114. Although the existing pleading is far from satisfactory, I accept that Cecil and Bentham have a sufficiently arguable case on this issue. I have already accepted that they have a good arguable case that there was an express contract. If, contrary to their primary case, they fail to make out that there was such a contract, I am satisfied that their evidence and the representations and assurances relied upon make out a sufficient case for a quantum meruit claim. The services requested were dealing with “the business, technical and development aspects of the Afghan project”. Where services are performed in anticipation of a contract being made claims in quantum meruit commonly arise.
115. The jurisdictional gateways relied upon are:
(1) That the quantum meruit claim is “a claim in respect of” the Cecil and Bentham contract (the latter of which was made within the jurisdiction and/or is governed by English law, as above), 6BPD3.1(6) (a) and (c). On the basis of the Albon decision I accept that this jurisdictional gateway has been sufficiently made out.
(2) That the quantum meruit claim itself falls within the contractual gateway at 6BPD3.1(6)(a) on the basis that this is a quasi contract claim and the request was made in England in September 1998 and the work was carried out in England. I accept that this jurisdictional gateway is sufficiently made out.
(3) That the quantum meruit claim falls within the gateway at 6BPD3.1(16) as the “claim is made for restitution where the defendant's alleged liability arises out of acts committed within the jurisdiction.”. In this regard, in line with the construction of the same words in relation to tort, it was submitted that is not necessary that all acts are committed within the jurisdiction.

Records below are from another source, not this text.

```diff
@@ -1839,3 +1813,7 @@
     HIPCHK(hipMemcpy(full_len, d_len.p, (size_t)n * 4, hipMemcpyDeviceToHost));
     return UNC_OK;
 }
+
+#ifdef LANESIM
+#include "unc_arena.cpp"
+#endif
diff --git a/uncalled_amd/csrc/unc_host_util.h b/uncalled_amd/csrc/unc_host_util.h
--- a/uncalled_amd/csrc/unc_host_util.h
+++ b/uncalled_amd/csrc/unc_host_util.h
@@ -3,6 +3,7 @@
 #include <stddef.h>
 
 #include "../../include/uncalled_hip.h"
+#include "unc_arena.h"
 
 namespace unc {
 int fail(int code, const char *fmt, ...);
@@ -18,16 +19,20 @@
 template <class T> struct DevBuf {
     T *p = nullptr;
     size_t cap = 0;
+    bool in_arena = false;
     DevBuf() = default;
     DevBuf(const DevBuf &) = delete;
     DevBuf &operator=(const DevBuf &) = delete;
-    DevBuf(DevBuf &&o) noexcept : p(o.p), cap(o.cap) { o.p = nullptr; o.cap = 0; }
+    DevBuf(DevBuf &&o) noexcept : p(o.p), cap(o.cap), in_arena(o.in_arena) { o.p = nullptr; o.cap = 0; o.in_arena = false; }
     DevBuf &operator=(DevBuf &&o) noexcept {
-        if (this != &o) { release(); p = o.p; cap = o.cap; o.p = nullptr; o.cap = 0; }
+        if (this != &o) { release(); p = o.p; cap = o.cap; in_arena = o.in_arena; o.p = nullptr; o.cap = 0; o.in_arena = false; }
         return *this;
     }
     ~DevBuf() { release(); }
-    void release() { if (p) (void)hipFree(p); p = nullptr; cap = 0; }
+    void release() {
+        if (p) { if (in_arena) { (void)hipDeviceSynchronize(); (void)unc::arena_free(p); } else (void)hipFree(p); }
+        p = nullptr; cap = 0; in_arena = false;
+    }
     hipError_t alloc(size_t n, size_t slack = 0) {
         release();
         if (!n) n = 1;
@@ -36,5 +41,14 @@
         cap = n;
         return hipSuccess;
     }
+    hipError_t alloc_arena(size_t n, size_t slack = 0) {
+        if (!unc::arena_enabled()) return alloc(n, slack);
+        release();
+        if (!n) n = 1;
+        const hipError_t e = unc::arena_alloc((void **)&p, (n + slack) * sizeof(T));
+        if (e != hipSuccess) { p = nullptr; return e; }
+        cap = n; in_arena = true;
+        return hipSuccess;
+    }
     hipError_t reserve(size_t n, size_t slack = 0) { return n <= cap ? hipSuccess : alloc(n, slack); }
 };
```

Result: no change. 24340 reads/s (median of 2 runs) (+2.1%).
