# boundless-xyz/boundless

Hardware: AMD Instinct MI355X
Metric: segment-proofs/sec @ 2^20 cycles (higher is better)
Workload: dtype u32 (BabyBear Montgomery)

## Files before the change

boundless_amd/csrc/circuit_dev.hpp:

```cpp
#pragma once
#include "circuit.hpp"
#include "fp.hpp"
#include "poseidon2_arith.hpp"

namespace bx {
inline namespace BX_MAD_FLAVOUR {

constexpr i64 FINAL_MAX = ((i64)(P / 2) - 1) * ((i64)1 << 32);
static_assert(ub(FINAL_MAX) < (i64)P && FINAL_MAX <= SREDC_MAX, "FINAL_MAX");

template <int V>
struct IntC {
    static constexpr int value = V;
};
template <int BEGIN, int END, class F>
BX_HD void static_for(F&& f) {
    if constexpr (BEGIN < END) {
        f(IntC<BEGIN>{});
        static_for<BEGIN + 1, END>(f);
    }
}

template <int TT, int GG>
struct ConsPlan {
    static constexpr int NPOOL = (int)Circuit::POOL;
    static constexpr i64 BC = (i64)(P / 2);
    static constexpr i64 chain_bound() {
        i64 y = BC;
        for (int f = 2; f + 1 < GG; ++f) y = ub(y * BC);
        return y;
    }
    static constexpr i64 TERM = chain_bound() * BC;
    static constexpr int ISZ = (int)(SREDC_MAX / TERM) < 4 ? (int)(SREDC_MAX / TERM) : 4;
    static_assert(ISZ >= 1 && ISZ * TERM <= SREDC_MAX, "cons_sum: inner group beyond sredc's range");

    int nq = 0, no = 0, n2 = 0;
    int first[TT]{}, len[TT]{}, term[TT][ISZ]{};
    int obeg[TT + 1]{}, lbeg[TT + 1]{};
    i64 max_inner = 0, max_outer = 0, max_l2 = 0, max_l3 = 0;

    constexpr ConsPlan() {
        for (int g = 0; g < TT; ++g)
            for (int a = 0; a < NPOOL; ++a) {
                int members[TT]{}, n = 0;
                for (int t = 0; t < TT; ++t)
                    if ((int)Circuit::pool_idx((unsigned)t, 0u) == a) members[n++] = t;
                const int groups = (n + ISZ - 1) / ISZ;
                if (g >= groups) continue;
                const int sz = n / groups + (g < n % groups ? 1 : 0), at = g * (n / groups) + (g < n % groups ? g : n % groups);
                first[nq] = a;
                len[nq] = sz;
                for (int k = 0; k < sz; ++k) term[nq][k] = members[at + k];
                if (sz * TERM > max_inner) max_inner = sz * TERM;
                ++nq;
            }
        i64 rb[TT + 1]{};
        i64 cur = 0;
        for (int q = 0; q < nq; ++q) {
            const i64 add = ub(len[q] * TERM) * BC;
            if (q > 0 && cur + add > SREDC_MAX) {
                rb[no++] = ub(cur);
                obeg[no] = q;
                cur = 0;
            }
            cur += add;
            if (cur > max_outer) max_outer = cur;
        }
        rb[no++] = ub(cur);
        obeg[no] = nq;
        cur = 0;
        for (int o = 0; o < no; ++o) {
            const i64 add = rb[o] * (i64)MONT_ONE;
            if (o > 0 && cur + add > FINAL_MAX) {
                max_l3 += ub(cur) * (i64)MONT_ONE;
                lbeg[++n2] = o;
                cur = 0;
            }
            cur += add;
            if (cur > max_l2) max_l2 = cur;
        }
        max_l3 += ub(cur) * (i64)MONT_ONE;
        lbeg[++n2] = no;
    }
};
template <int TT, int GG>
inline constexpr ConsPlan<TT, GG> cons_plan{};

template <int TT, int GG>
BX_HD uint32_t cons_sum(const uint32_t (&pool_u)[Circuit::POOL], uint32_t T, uint32_t G) {
    if constexpr (TT > 0 && GG >= 3) {
        constexpr int N2 = cons_plan<TT, GG>.n2;
        static_assert(cons_plan<TT, GG>.max_inner <= SREDC_MAX && cons_plan<TT, GG>.max_outer <= SREDC_MAX, "cons_sum: a group sum beyond sredc's range");
        static_assert(cons_plan<TT, GG>.max_l2 <= FINAL_MAX && cons_plan<TT, GG>.max_l3 <= FINAL_MAX, "cons_sum: term count beyond the three reduction levels");
        i32 pool[Circuit::POOL];
#pragma unroll
        for (unsigned i = 0; i < Circuit::POOL; ++i) pool[i] = fp_centre(pool_u[i]);
        i64 acc3 = 0;
        i32 result = 0;
        static_for<0, N2>([&](auto lc) {
            constexpr int l = decltype(lc)::value;
            i64 acc2 = 0;
            static_for<cons_plan<TT, GG>.lbeg[l], cons_plan<TT, GG>.lbeg[l + 1]>([&](auto oc) {
                constexpr int o = decltype(oc)::value;
                i64 outer = 0;
                static_for<cons_plan<TT, GG>.obeg[o], cons_plan<TT, GG>.obeg[o + 1]>([&](auto qc) {
                    constexpr int q = decltype(qc)::value;
                    i64 inner = 0;
                    static_for<0, cons_plan<TT, GG>.len[q]>([&](auto kc) {
                        constexpr int k = decltype(kc)::value;
                        constexpr unsigned t = (unsigned)cons_plan<TT, GG>.term[q][k];
                        i32 y = pool[Circuit::pool_idx(t, 1u)];
#pragma unroll
                        for (int f = 2; f + 1 < GG; ++f) y = sredc(smul(y, pool[Circuit::pool_idx(t, (unsigned)f)], f), f);
                        inner = smad(y, pool[Circuit::pool_idx(t, (unsigned)(GG - 1))], inner, k);
                    });
                    outer = smad(sredc(inner, 3), pool[cons_plan<TT, GG>.first[q]], outer, q);
                });
                acc2 = smad_k(sredc(outer, 1), MONT_ONE, acc2, o);
            });
            const i32 r2 = sredc(acc2, 2);
            if constexpr (N2 == 1) result = r2;
            else acc3 = smad_k(r2, MONT_ONE, acc3, l);
        });
        if constexpr (N2 > 1) result = sredc(acc3, 0);
        return (uint32_t)(result + (result < 0 ? (i32)P : 0));
    } else if constexpr (TT > 0) {
        static_assert(TT <= 3 * 8 * 7 && GG >= 1, "cons_sum: term count beyond the three reduction levels");
        i32 pool[Circuit::POOL];
#pragma unroll
        for (unsigned i = 0; i < Circuit::POOL; ++i) pool[i] = fp_centre(pool_u[i]);
        constexpr int GRP = 3, NG = (TT + GRP - 1) / GRP;
        i64 acc2 = 0, acc3 = 0;
        i32 result = 0;
#pragma unroll
        for (int g = 0; g < NG; ++g) {
            const int nk = (g + 1) * GRP <= TT ? GRP : TT - g * GRP;
            i64 acc = 0;
#pragma unroll
            for (int k = 0; k < GRP; ++k) {
                if (k < nk) {
                    const i32 x = pool[Circuit::pool_idx((unsigned)(g * GRP + k), 0u)];
                    if constexpr (GG == 1) acc = smad_k(x, MONT_ONE, acc, k);
                    else acc = smad(x, pool[Circuit::pool_idx((unsigned)(g * GRP + k), 1u)], acc, k);
                }
            }
            const i32 r = sredc(acc, 3);
            acc2 = smad_k(r, MONT_ONE, acc2, g);
            if ((g & 7) == 7 || g == NG - 1) {
                const i32 r2 = sredc(acc2, 1);
                acc2 = 0;
                if constexpr (NG <= 8) result = r2;
                else acc3 = smad_k(r2, MONT_ONE, acc3, 2);
            }
        }
        if constexpr (NG > 8) result = sredc(acc3, 0);
        return (uint32_t)(result + (result < 0 ? (i32)P : 0));
    } else {
        uint32_t sum = 0;
        for (uint32_t t = 0; t < T; ++t) {
            uint32_t prod = pool_u[Circuit::pool_idx(t, 0u)];
            for (uint32_t f = 1; f < G; ++f) prod = fp_mul(prod, pool_u[Circuit::pool_idx(t, f)]);
            sum = fp_add(sum, prod);
        }
        return sum;
    }
}

struct DerivedRegs {
    uint32_t ring[8], u[3], k[4];
    BX_HD void fill(uint32_t (&pool)[Circuit::POOL], uint32_t slot1) const {
        pool[0] = u[0]; pool[1] = slot1; pool[2] = u[1]; pool[3] = u[2];
#pragma unroll
        for (int q = 0; q < 8; ++q) pool[4 + q] = ring[q];
#pragma unroll
        for (int q = 0; q < 4; ++q) pool[12 + q] = k[q];
    }
    BX_HD void shift(uint32_t d, uint32_t next_u, uint32_t next_k) {
#pragma unroll
        for (int q = 7; q > 0; --q) ring[q] = ring[q - 1];
        ring[0] = d;
        u[0] = u[1]; u[1] = u[2]; u[2] = next_u;
        k[0] = k[1]; k[1] = k[2]; k[2] = k[3]; k[3] = next_k;
    }
};

}
}
```

Baseline: 28.53.

## Share pairwise products across degree-4 constraint terms via compile-time pair plan

Adds a compile-time PairPlan for degree-4 constraint sums that splits each four-factor term into two pool-pair products. It picks splits that maximise reuse of the same pair across terms, then orders terms so each shared pair is reduced once and consumed in groups of three per sredc. The aim is fewer Montgomery multiply/reduce operations than the previous per-term chained product. In exchange it adds a complex constexpr planner with compile-time cost, and may raise register pressure from live pair values.

```diff
diff --git a/boundless_amd/csrc/circuit_dev.hpp b/boundless_amd/csrc/circuit_dev.hpp
--- a/boundless_amd/csrc/circuit_dev.hpp
+++ b/boundless_amd/csrc/circuit_dev.hpp
@@ -86,9 +86,196 @@
 template <int TT, int GG>
 inline constexpr ConsPlan<TT, GG> cons_plan{};
 
+template <int TT>
+struct PairPlan {
+    static constexpr int NPOOL = (int)Circuit::POOL, NID = NPOOL * NPOOL;
+    static constexpr i64 BC = (i64)(P / 2);
+    static constexpr i64 PAIR = ub(BC * BC);
+    static constexpr i64 TERM = PAIR * PAIR;
+    static constexpr int GRP = (int)(SREDC_MAX / TERM);
+    static_assert(GRP == 3 && GRP * TERM <= SREDC_MAX, "cons_sum: pair group beyond sredc's range");
+    static constexpr int pair_id(unsigned a, unsigned b) { return a < b ? (int)(a * NPOOL + b) : (int)(b * NPOOL + a); }
+
+    int np = 0, ng = 0, n2 = 0;
+    int pa[2 * TT]{}, pb[2 * TT]{};
+    int seq[TT]{}, s1[TT]{}, s2[TT]{};
+    int pbeg[TT + 1]{};
+    int gbeg[TT + 1]{}, lbeg[TT + 1]{};
+    int max_live = 0;
+    i64 max_group = 0, max_l2 = 0, max_l3 = 0;
+
+    constexpr PairPlan() {
+        int sp[TT][3][2]{}, pop[NID]{}, ref[NID]{}, ch[TT]{};
+        for (int t = 0; t < TT; ++t) {
+            unsigned x[4]{};
+            for (unsigned f = 0; f < 4; ++f) x[f] = Circuit::pool_idx((unsigned)t, f);
+            for (int s = 0; s < 3; ++s) {
+                sp[t][s][0] = pair_id(x[0], x[s + 1]);
+                sp[t][s][1] = pair_id(x[s == 0 ? 2 : 1], x[s == 2 ? 2 : 3]);
+                ++pop[sp[t][s][0]];
+                ++pop[sp[t][s][1]];
+            }
+        }
+        for (int t = 0; t < TT; ++t) {
+            for (int s = 1; s < 3; ++s)
+                if (pop[sp[t][s][0]] + pop[sp[t][s][1]] > pop[sp[t][ch[t]][0]] + pop[sp[t][ch[t]][1]]) ch[t] = s;
+            ++ref[sp[t][ch[t]][0]];
+            ++ref[sp[t][ch[t]][1]];
+        }
+        for (int sweep = 0; sweep < 4; ++sweep)
+            for (int t = 0; t < TT; ++t) {
+                --ref[sp[t][ch[t]][0]];
+                --ref[sp[t][ch[t]][1]];
+                int best = 0, best_new = 3, best_ref = 0;
+                for (int s = 0; s < 3; ++s) {
+                    const int a = sp[t][s][0], b = sp[t][s][1];
+                    const int fresh = (ref[a] == 0) + (ref[b] == 0 && b != a), shared = ref[a] + ref[b];
+                    if (fresh < best_new || (fresh == best_new && shared > best_ref)) best = s, best_new = fresh, best_ref = shared;
+                }
+                ch[t] = best;
+                ++ref[sp[t][best][0]];
+                ++ref[sp[t][best][1]];
+            }
+        for (int pass = 0; pass < 2; ++pass) {
+            int snap[NID]{};
+            for (int i = 0; i < NID; ++i) snap[i] = ref[i];
+            for (int r = 1; r <= 4; ++r)
+                for (int p = 0; p < NID; ++p) {
+                    if (snap[p] != r || ref[p] == 0 || ref[p] > 4) continue;
+                    int users[4]{}, was[4]{}, nu = 0, moved = 0, delta = 0;
+                    for (int t = 0; t < TT; ++t)
+                        if (sp[t][ch[t]][0] == p || sp[t][ch[t]][1] == p) users[nu++] = t;
+                    for (int u = 0; u < nu; ++u) {
+                        was[u] = ch[users[u]];
+                        for (int k = 0; k < 2; ++k) delta -= (--ref[sp[users[u]][was[u]][k]] == 0);
+                    }
+                    for (; moved < nu; ++moved) {
+                        const int t = users[moved];
+                        int best = -1, best_new = 3, best_ref = 0;
+                        for (int s = 0; s < 3; ++s) {
+                            const int a = sp[t][s][0], b = sp[t][s][1];
+                            if (a == p || b == p) continue;
+                            const int fresh = (ref[a] == 0) + (ref[b] == 0 && b != a), shared = ref[a] + ref[b];
+                            if (best < 0 || fresh < best_new || (fresh == best_new && shared > best_ref)) best = s, best_new = fresh, best_ref = shared;
+                        }
+                        if (best < 0) break;
+                        ch[t] = best;
+                        for (int k = 0; k < 2; ++k) delta += (ref[sp[t][best][k]]++ == 0);
+                    }
+                    if (moved < nu || delta > 0 || (delta == 0 && pass == 0)) {
+                        for (int u = 0; u < moved; ++u)
+                            for (int k = 0; k < 2; ++k) --ref[sp[users[u]][ch[users[u]]][k]];
+                        for (int u = 0; u < nu; ++u) {
+                            ch[users[u]] = was[u];
+                            for (int k = 0; k < 2; ++k) ++ref[sp[users[u]][was[u]][k]];
+                        }
+                    }
+                }
+        }
+        int num[NID]{}, live = 0, glen = 0, gp[2 * GRP]{};
+        bool placed[TT]{};
+        for (int i = 0; i < NID; ++i) num[i] = -1;
+        for (int slot = 0; slot < TT;) {
+            int best = -1, best_new = 3, best_last = -1;
+            if (glen < GRP)
+                for (int t = 0; t < TT; ++t) {
+                    if (placed[t]) continue;
+                    const int a = sp[t][ch[t]][0], b = sp[t][ch[t]][1];
+                    bool clash = false;
+                    for (int k = 0; k < 2 * glen; ++k) clash = clash || gp[k] == a || gp[k] == b;
+                    if (clash) continue;
+                    const int fresh = (num[a] < 0) + (num[b] < 0 && b != a);
+                    const int last = a == b ? (ref[a] == 2) : (ref[a] == 1) + (ref[b] == 1);
+                    if (fresh < best_new || (fresh == best_new && last > best_last)) best = t, best_new = fresh, best_last = last;
+                }
+            if (best < 0) {
+                gbeg[++ng] = slot;
+                glen = 0;
+                continue;
+            }
+            const int a = sp[best][ch[best]][0], b = sp[best][ch[best]][1];
+            for (int k = 0; k < 2; ++k) {
+                const int id = k ? b : a;
+                if (num[id] < 0) {
+                    num[id] = np;
+                    pa[np] = id / NPOOL;
+                    pb[np] = id % NPOOL;
+                    ++np;
+                    ++live;
+                }
+            }
+            if (live > max_live) max_live = live;
+            live -= (--ref[a] == 0);
+            live -= (--ref[b] == 0);
+            placed[best] = true;
+            seq[slot] = best;
+            s1[slot] = num[a];
+            s2[slot] = num[b];
+            gp[2 * glen] = a;
+            gp[2 * glen + 1] = b;
+            ++glen;
+            pbeg[++slot] = np;
+        }
+        gbeg[++ng] = TT;
+        i64 cur = 0;
+        for (int g = 0; g < ng; ++g) {
+            const i64 sum = (gbeg[g + 1] - gbeg[g]) * TERM, add = ub(sum) * (i64)MONT_ONE;
+            if (sum > max_group) max_group = sum;
+            if (g > 0 && cur + add > FINAL_MAX) {
+                max_l3 += ub(cur) * (i64)MONT_ONE;
+                lbeg[++n2] = g;
+                cur = 0;
+            }
+            cur += add;
+            if (cur > max_l2) max_l2 = cur;
+        }
+        max_l3 += ub(cur) * (i64)MONT_ONE;
+        lbeg[++n2] = ng;
+    }
+};
+template <int TT>
+inline constexpr PairPlan<TT> pair_plan{};
+
 template <int TT, int GG>
 BX_HD uint32_t cons_sum(const uint32_t (&pool_u)[Circuit::POOL], uint32_t T, uint32_t G) {
-    if constexpr (TT > 0 && GG >= 3) {
+    if constexpr (TT > 0 && GG == 4) {
+        constexpr int N2 = pair_plan<TT>.n2;
+        static_assert(pair_plan<TT>.max_group <= SREDC_MAX, "cons_sum: a group sum beyond sredc's range");
+        static_assert(pair_plan<TT>.max_l2 <= FINAL_MAX && pair_plan<TT>.max_l3 <= FINAL_MAX, "cons_sum: term count beyond the three reduction levels");
+        i32 pool[Circuit::POOL];
+#pragma unroll
+        for (unsigned i = 0; i < Circuit::POOL; ++i) pool[i] = fp_centre(pool_u[i]);
+        i32 pr[pair_plan<TT>.np];
+        i64 acc3 = 0;
+        i32 result = 0;
+        static_for<0, N2>([&](auto lc) {
+            constexpr int l = decltype(lc)::value;
+            i64 acc2 = 0;
+            static_for<pair_plan<TT>.lbeg[l], pair_plan<TT>.lbeg[l + 1]>([&](auto gc) {
+                constexpr int g = decltype(gc)::value;
+                i64 acc = 0;
+                static_for<pair_plan<TT>.gbeg[g], pair_plan<TT>.gbeg[g + 1]>([&](auto sc) {
+                    constexpr int s = decltype(sc)::value;
+                    static_for<pair_plan<TT>.pbeg[s], pair_plan<TT>.pbeg[s + 1]>([&](auto pc) {
+                        constexpr int p = decltype(pc)::value;
+                        pr[p] = sredc(smul(pool[pair_plan<TT>.pa[p]], pool[pair_plan<TT>.pb[p]], p), p);
+                        BX_ASSERT_BOUND(pr[p] <= PairPlan<TT>::PAIR && pr[p] >= -PairPlan<TT>::PAIR, "cons_sum pair");
+                    });
+                    acc = smad(pr[pair_plan<TT>.s1[s]], pr[pair_plan<TT>.s2[s]], acc, s);
+                });
+                acc2 = smad_k(sredc(acc, 3), MONT_ONE, acc2, g);
+            });
+            BX_ASSERT_BOUND(acc2 <= FINAL_MAX && acc2 >= -FINAL_MAX, "cons_sum second level");
+            const i32 r2 = sredc(acc2, 2);
+            if constexpr (N2 == 1) result = r2;
+            else acc3 = smad_k(r2, MONT_ONE, acc3, l);
+        });
+        if constexpr (N2 > 1) {
+            BX_ASSERT_BOUND(acc3 <= FINAL_MAX && acc3 >= -FINAL_MAX, "cons_sum third level");
+            result = sredc(acc3, 0);
+        }
+        return (uint32_t)(result + (result < 0 ? (i32)P : 0));
+    } else if constexpr (TT > 0 && GG >= 3) {
         constexpr int N2 = cons_plan<TT, GG>.n2;
         static_assert(cons_plan<TT, GG>.max_inner <= SREDC_MAX && cons_plan<TT, GG>.max_outer <= SREDC_MAX, "cons_sum: a group sum beyond sredc's range");
         static_assert(cons_plan<TT, GG>.max_l2 <= FINAL_MAX && cons_plan<TT, GG>.max_l3 <= FINAL_MAX, "cons_sum: term count beyond the three reduction levels");
```

Result: faster. 29.92 (median of 6 runs) (+4.9%).
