# avishkarsaha/learning-adaptive-neighborhoods-for-gnns

Measured on AMD Instinct MI355X. Metric: DGG adj-build+SpMM fwd/bwd edges/sec & achieved HBM GB/s, N=100k d=128 k=32, higher is better.
Workload: dtype f32; 1 GPU; synthetic all-pairs DGG N=100000 d=128 h=64 k~32.3 K=64, u-v-dist/x/k_times_edge_prob, Gumbel(0,0.3) perturbation, + normalize + GCNConv(128,64), fwd+bwd; nodes=100000, feat=128, latent=64, parallelism=row-shard x1, rows_per_rank=100000, hipgraph=True, noise=ranked

## Files before the change

### learning-adaptive-neighborhoods-for-gnns_amd/csrc/dgg_scatter.hip

```cpp
#include "dgg_common.h"
#include "dgg_api_internal.h"
#include "../../include/dgg_hip_next.h"

using namespace dgg;

namespace {

constexpr int BS = 128;
constexpr int PR = 256;

struct PartHdr {
    int *bstart, *cursor;
    int2 *tmp;
    int *slot;
    int2 *recs;
    int *cstart;
};
__host__ __device__ inline size_t align256(size_t x) { return (x + 255) / 256 * 256; }
inline PartHdr part_layout(void *ws, int64_t nb, int64_t nrec) {
    char *w = reinterpret_cast<char *>(ws);
    PartHdr p;
    p.bstart = reinterpret_cast<int *>(w);
    p.cursor = reinterpret_cast<int *>(w + align256((size_t)(nb + 1) * 4));
    p.tmp = reinterpret_cast<int2 *>(w + align256((size_t)(nb + 1) * 4) + align256((size_t)nb * 4));
// ... 70 lines not shown

__global__ __launch_bounds__(1024) void part_sort(const int *__restrict__ bstart, const int2 *__restrict__ tmp, int K,
                                                 int2 *__restrict__ recs, int *__restrict__ slotmap) {
    __shared__ int cnt[BS], base[BS];
    const int tid = threadIdx.x, b = blockIdx.x;
    const int e0 = bstart[b], e1 = bstart[b + 1];
    if (tid < BS) cnt[tid] = 0;
    __syncthreads();
    for (int e = e0 + tid; e < e1; e += 1024) atomicAdd(&cnt[tmp[e].y - b * BS], 1);
    __syncthreads();
    if (tid < 64) {
        const int c0 = cnt[2 * tid], c1 = cnt[2 * tid + 1];
        int incl = c0 + c1;
#pragma unroll
        for (int off = 1; off < 64; off <<= 1) {
            const int v = __shfl_up(incl, off, 64);
            if (tid >= off) incl += v;
        }
        base[2 * tid] = incl - c0 - c1;
        base[2 * tid + 1] = incl - c1;
    }
    __syncthreads();
    if (tid < BS) cnt[tid] = 0;
    __syncthreads();
    for (int e = e0 + tid; e < e1; e += 1024) {
        const int2 rec = tmp[e];
        const int jl = rec.y - b * BS;
        const int pos = e0 + base[jl] + atomicAdd(&cnt[jl], 1);
        recs[pos] = rec;
        slotmap[(int64_t)(rec.x >> 6) * K + (rec.x & 63)] = pos;
    }
}
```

It is enough that “substantial and efficacious acts” have been committed within the jurisdiction, even if substantial and efficacious acts have also been committed outside the jurisdiction. On the facts of this case the alleged liability arises out of, inter alia, the discussions in England on the weekend of 19/20 September 1998, the requests made during those discussions, and work done by Cecil and Bentham in England which has substantially earned them the quantum meruit. These are “substantial and efficacious acts” and they were committed in England. I accept that this jurisdictional gateway is sufficiently made out.”
I regret to say that, given the assumption appearing from the first sentence of paragraph 113 that “the main contractual claim fails”, I have some difficulty in following Hamblen J’s reason for stating that the quantum meruit claim is nonetheless “a claim in respect of a contract”, namely the Cecil and Bentham contract (as it is referred to), unless by “fails” is meant not there was no main contract but that for some reason the attempt to enforce that contract does not succeed. I have difficulty also in following paragraph 115(2). “Quasi contract” is an expression which carries much jurisprudential baggage. As a means of equating what is now regarded as a restitutionary claim based on the principle of unjust enrichment with claims in contract, recourse to the notion of a quasi-contract has ceased to be the accepted view. This was made clear not least by Lightman J in Albon to which Hamblen J himself referred (at paragraph 115(1)) and earlier in his judgment (at paragraph 43). The claim to a quantum meruit, if it is not contractual in nature, can succeed only on the basis of the principle of unjust enrichment.
It is quite likely that I have misunderstood what Hamblen J was saying in the passage which I have set out. The most that I can say is that, as I am unable to follow the reasoning which led to his conclusion concerning the application of the contractual gateways to the quantum meruit claim in that case, I am not persuaded that that decision should lead me to reach a different conclusion from what is stated at paragraph 53 above.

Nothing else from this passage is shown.